Doctoral Dissertations

Orcid ID

http://orcid.org/0000-0001-7968-6276

Date of Award

12-2019

Degree Type

Dissertation

Degree Name

Doctor of Philosophy

Major

Biochemistry and Cellular and Molecular Biology

Major Professor

Daniel M. Roberts

Committee Members

Tessa Burch-Smith, Andreas Nebenführ, Brad Binder, Elizabeth Fozo

Abstract

The central focus of this work is to understand how rgsCaM homologs regulate mRNP bodies under cellular stress. While rgsCaM is best known as an endogenous suppressor of gene silencing in tobacco, our findings for a homologous protein in Arabidopsis, CML38, suggest that a broader function in the regulation of mRNP bodies may be common to this family of calmodulin-like proteins. CML38 is induced by hypoxia stress, contributes to plant survival under hypoxia, and localizes to stress-induced mRNP bodies called stress granules (SGs), as well as to processing bodies (PBs). Members of this protein family target viral and endogenous proteins for degradation through the autophagy pathway. We propose that rgsCaM and its relatives may localize to stress-induced mRNP bodies and target them for autophagic degradation (granulophagy).
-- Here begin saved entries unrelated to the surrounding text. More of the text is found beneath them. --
constexpr int pack_nt(int len) { return (len > 0 && len <= 16) ? 2 : 1; }
template <int LEN, bool MSB, int GNT = 1, int RND = 0>
__global__ void __launch_bounds__(kBlock, LEN == 0 ? (RND >= 7 ? 5 : (GNT >= 4 || RND >= 5) ? 6 : 8) : LEN <= 12 ? 5 : 4)
ibu_k_pack(const uint8_t* __restrict__ in, u64 row_base, u32 ntiles , u32 len, u64* __restrict__ codes,
           u64* __restrict__ status) {
  constexpr int NT = LEN > 0 ? pack_nt(LEN) : GNT, kRows = kTileRecs * NT;
  constexpr u32 kWaveLds = LEN > 0 ? (u32)(kRows * LEN) : (u32)(256 * (RND > 0 ? RND : 4)) + kStreamPad;
  __shared__ __attribute__((aligned(16))) uint8_t lds[kWavesPerBlock * kWaveLds];
  const u32 lane = threadIdx.x & (kWave - 1);
  const u32 wib = threadIdx.x >> 6;
  uint8_t* asc = lds + wib * kWaveLds;
  const TileRange tr = tile_range(ntiles, wib);
  const u32 nwaves = tr.stride;
  u32 t = tr.t;
  ntiles = tr.end;
  if (LEN > 0) len = LEN;
  if (t >= ntiles) return;
  AsciiStage<LEN, NT, RND> sv;
  sv.issue(in + (size_t)t * kRows * len, len, lane);
  BadRows bad;
  for (;;) {
    const size_t row0 = (size_t)t * kRows;
    wave_lds_fence();
    const bool chunks_ok = sv.land(asc, len, lane);
    const u32 tn = t + nwaves;
    const bool more = tn < ntiles;
    sv.issue(in + (size_t)(more ? tn : t) * kRows * len, len, lane);
    wave_lds_fence();
#pragma unroll
    for (int j = 0; j < NT; ++j) {
      const u32 r = 128 * j + 2 * lane;
      bool ok0 = true, ok1 = true;
      u64 v0 = pack_row<LEN>(asc, r, len, ok0);
      u64 v1 = pack_row<LEN>(asc, r + 1, len, ok1);
      if constexpr (LEN == 0) {
        if (__ballot(!chunks_ok) != 0) {
          v0 = pack_row_bytes(in + (row0 + r) * len, len, ok0);
          v1 = pack_row_bytes(in + (row0 + r + 1) * len, len, ok1);
        }
      }
      if constexpr (MSB) { v0 = rev_pairs(v0, len); v1 = rev_pairs(v1, len); }
      if (!ok0) v0 = 0;
      if (!ok1) v1 = 0;
      bad.note(!ok0, row_base + row0 + r);
      bad.note(!ok1, row_base + row0 + r + 1);
      u32x4 o; o.x = (u32)v0; o.y = (u32)(v0 >> 32); o.z = (u32)v1; o.w = (u32)(v1 >> 32);
      st16(reinterpret_cast<uint8_t*>(codes) + (row0 + 128 * j) * 8 + 16 * lane, o);
    }
    if (!more) break;
    t = tn;
  }
  bad.flush(status);
}

extern "C" __global__ void ibu_k_encode_tail(const uint8_t* bc_in, const uint8_t* umi_in, const u64* idx_in,
                                             u64 first_index, u64 row0, u64 n, u32 bc_len, u32 umi_len, u32 msb,
                                             u64* __restrict__ recs, u64* status) {
  const u64 i = row0 + (u64)blockIdx.x * blockDim.x + threadIdx.x;
  if (i >= n) return;
  bool okb = true, oku = true;
  u64 b = pack_row_bytes(bc_in + i * bc_len, bc_len, okb);
  u64 u = pack_row_bytes(umi_in + i * umi_len, umi_len, oku);
  if (msb) { b = rev_pairs(b, bc_len); u = rev_pairs(u, umi_len); }
  if (!okb) b = 0;
  if (!oku) u = 0;
  if (!(okb && oku)) { atomicMin(&status[0], i); atomicAdd(&status[1], 1ull); }
  recs[3 * i] = b; recs[3 * i + 1] = u; recs[3 * i + 2] = idx_in ? idx_in[i] : first_index + i;
}
extern "C" __global__ void ibu_k_pack_tail(const uint8_t* in, u64 row0, u64 n, u32 len, u32 msb, u64* codes, u64* status) {
  const u64 i = row0 + (u64)blockIdx.x * blockDim.x + threadIdx.x;
  if (i >= n) return;
  bool ok = true;
  u64 v = pack_row_bytes(in + i * len, len, ok);
  if (msb) v = rev_pairs(v, len);
  if (!ok) { v = 0; atomicMin(&status[0], i); atomicAdd(&status[1], 1ull); }
  codes[i] = v;
}

typedef void (*EncFn)(const uint8_t*, const uint8_t*, const u64*, u64, u64, u32, u32, u32, u32, uint8_t*, u64*);
template <int B, int U, bool M>
static constexpr EncFn enc_entry() { return ibu_k_encode<len_of_mode(B), len_of_mode(U), M>; }
#define IBU_ENC_ROW(B, M) {enc_entry<B, 0, M>(), enc_entry<B, 1, M>(), enc_entry<B, 2, M>(), enc_entry<B, 3, M>(), enc_entry<B, 4, M>()}
#define IBU_ENC_TABLE(M) {IBU_ENC_ROW(0, M), IBU_ENC_ROW(1, M), IBU_ENC_ROW(2, M), IBU_ENC_ROW(3, M), IBU_ENC_ROW(4, M)}
static const EncFn kEncTable[2][kNumLenModes][kNumLenModes] = {IBU_ENC_TABLE(false), IBU_ENC_TABLE(true)};
template <int B, int U>
static constexpr int enc_nt_of() { return enc_nt<len_of_mode(B), len_of_mode(U)>(); }
#define IBU_ENC_NT_ROW(B) {enc_nt_of<B, 0>(), enc_nt_of<B, 1>(), enc_nt_of<B, 2>(), enc_nt_of<B, 3>(), enc_nt_of<B, 4>()}
static const int kEncNtTable[kNumLenModes][kNumLenModes] = {IBU_ENC_NT_ROW(0), IBU_ENC_NT_ROW(1), IBU_ENC_NT_ROW(2),
                                                            IBU_ENC_NT_ROW(3), IBU_ENC_NT_ROW(4)};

In our investigations for rgsCaM, we used hypoxia stress as a means to induce stress granule formation and found that rgsCaM localizes to hypoxia-induced cytosolic granules which are both independent of and bound to SGs and PBs. We further show that rgsCaM colocalizes with the autophagosome cargo-binding protein ATG8e, and interacts with ATG8e in planta by BiFC assay. Mutations disrupting the N-terminus of rgsCaM, or ones affecting the ability of ATG8 to bind cargo adaptors caused a loss in BiFC interaction. This suggests that the N-terminus contains a site for binding to the cargo binding protein ATG8e, and which might mediate the targeting of rgsCaM and bound cargo to autophagosomes as part of the granulophagy process. For future studies, a FRET-based approach for probing rgsCaM interactions in vivo is demonstrated.In a second trust, we report the development of a novel, fluorescence-based, quantitative oxygen biosensor to facilitate the non-invasive assessment of the oxygen status of cells of living cells by fluorescent imaging.

Comments

Portions of this document were previously published in a Plant Physiology journal article: "Arabidopsis CML38, a Calcium Sensor That Localizes to Ribonucleoprotein Complexes under Hypoxia Stress."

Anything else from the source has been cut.